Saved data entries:
-- Opening Marker --

# aymenboudhina/Multimodal_VQVAE_compression_audio_tactile

Measured on AMD Instinct MI355X. Metric: encode+VQ+decode token-frames/sec (1 frame = 13.33 ms of paired 24 kHz audio+tactile), higher is better.
Workload: dtype f32

## Files before the change

multimodal_vqvae_compression_audio_tactile_amd/csrc/conv1d_mfma.hpp:

```cpp
#pragma once
#include <hip/hip_runtime.h>
#include <stdio.h>
#include <stdlib.h>
#include <type_traits>
#include "det_math.hpp"
#include "kernels_small.hpp"

namespace mvq {

struct ConvArgs;
inline bool conv_dma_rows_ok(const ConvArgs& a);

__device__ __attribute__((aligned(16))) static const float g_zero16[4] = {0.0f, 0.0f, 0.0f, 0.0f};

int prof_begin(const char* kernel_name, double flops, hipStream_t s);
void prof_end(int idx, hipStream_t s);
bool prof_enabled();

typedef float f32x16 __attribute__((ext_vector_type(16)));
typedef float f32x4 __attribute__((ext_vector_type(4)));

struct ConvArgs {
    const float* x;
    const float* wp;
    const float* bias;
    const float* alpha_in;
    const float* residual;
    const float* alpha_out;
    float* y;
    int B, Cin, Tin, Cout, Tout;
    int pad;
    int Mpad;
    int Mrows;
    int Ncols;
    int n_tiles;
    int n_base;
    int n_tiles_max;
    int row_fast;
    int act;
    int dma;
    int up_s, up_p;
    int vec4;
    int ovec4;
    const float* alpha_mid;
    const float* w2p;
    const float* bias2;
    float* y2;
    const float* alpha2;
    const float* dsn_src;
    const float* dsn_alpha;
    int tvalid;
    int tper, tper_valid;
    unsigned tper_magic;
    int up_per_out, up_valid_out, up_seg, up_btrue;
    unsigned up_magic;
    int vp_seg, vp_per_in, vp_valid_in, vp_tin_phys, vp_btrue, vp_per_out, vp_valid_out;
    unsigned vp_magic_in, vp_magic_out;
    char* name_out;
    int name_len;
};

typedef float f32x16_t __attribute__((ext_vector_type(16)));

template <int OFF>
__device__ __forceinline__ float lds_read_imm(unsigned addr)
{
    static_assert(OFF >= 0 && OFF < 65536, "ds_read immediate offset is 16 bits");
    float v;
    asm volatile("ds_read_b32 %0, %1 offset:%2" : "=v"(v) : "v"(addr), "i"(OFF) : "memory");
    return v;
}
template <int P> __device__ __forceinline__ void lgkm_wait_tie(float& a, float& b)
{ asm volatile("s_waitcnt lgkmcnt(%2)" : "+v"(a), "+v"(b) : "n"(P) : "memory"); }
template <int P> __device__ __forceinline__ void lgkm_wait_tie(float& a, float& b, float& c)
{ asm volatile("s_waitcnt lgkmcnt(%3)" : "+v"(a), "+v"(b), "+v"(c) : "n"(P) : "memory"); }
template <int P> __device__ __forceinline__ void lgkm_wait_tie(float& a, float& b, float& c, float& d)
{ asm volatile("s_waitcnt lgkmcnt(%4)" : "+v"(a), "+v"(b), "+v"(c), "+v"(d) : "n"(P) : "memory"); }
template <int P> __device__ __forceinline__ void lgkm_wait_tie(float& a, float& b, float& c, float& d, float& e)
{ asm volatile("s_waitcnt lgkmcnt(%5)" : "+v"(a), "+v"(b), "+v"(c), "+v"(d), "+v"(e) : "n"(P) : "memory"); }
template <int P> __device__ __forceinline__ void lgkm_wait_tie(float& a, float& b, float& c, float& d, float& e, float& f)
{ asm volatile("s_waitcnt lgkmcnt(%6)" : "+v"(a), "+v"(b), "+v"(c), "+v"(d), "+v"(e), "+v"(f) : "n"(P) : "memory"); }
template <int P, int MT, int NT>
__device__ __forceinline__ void lgkm_wait_step(float (&av)[MT], float (&bv)[NT])
{
    static_assert(MT >= 1 && NT >= 1 && MT + NT <= 6, "operand registers per k-step");
    if constexpr (MT == 1 && NT == 1) lgkm_wait_tie<P>(av[0], bv[0]);
    else if constexpr (MT == 2 && NT == 1) lgkm_wait_tie<P>(av[0], av[1], bv[0]);
    else if constexpr (MT == 1 && NT == 2) lgkm_wait_tie<P>(av[0], bv[0], bv[1]);
    else if constexpr (MT == 2 && NT == 2) lgkm_wait_tie<P>(av[0], av[1], bv[0], bv[1]);
    else if constexpr (MT == 3 && NT == 1) lgkm_wait_tie<P>(av[0], av[1], av[2], bv[0]);
    else if constexpr (MT == 1 && NT == 3) lgkm_wait_tie<P>(av[0], bv[0], bv[1], bv[2]);
    else if constexpr (MT == 4 && NT == 1) lgkm_wait_tie<P>(av[0], av[1], av[2], av[3], bv[0]);
    else if constexpr (MT == 1 && NT == 4) lgkm_wait_tie<P>(av[0], bv[0], bv[1], bv[2], bv[3]);
    else if constexpr (MT == 3 && NT == 2) lgkm_wait_tie<P>(av[0], av[1], av[2], bv[0], bv[1]);
    else if constexpr (MT == 2 && NT == 3) lgkm_wait_tie<P>(av[0], av[1], bv[0], bv[1], bv[2]);
    else if constexpr (MT == 4 && NT == 2) lgkm_wait_tie<P>(av[0], av[1], av[2], av[3], bv[0], bv[1]);
    else if constexpr (MT == 2 && NT == 4) lgkm_wait_tie<P>(av[0], av[1], bv[0], bv[1], bv[2], bv[3]);
    else if constexpr (MT == 3 && NT == 3) lgkm_wait_tie<P>(av[0], av[1], av[2], bv[0], bv[1], bv[2]);
    else static_assert(MT + NT <= 5 || MT == 4 || NT == 4 || (MT == 3 && NT == 3), "unsupported operand shape");
}
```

-- Closing Marker --

> What you are asked to do
From the records above, copy every line that includes the word "typedef".

> Solved problem
typedef float f32x16 __attribute__((ext_vector_type(16)));
typedef float f32x4 __attribute__((ext_vector_type(4)));
typedef float f32x16_t __attribute__((ext_vector_type(16)));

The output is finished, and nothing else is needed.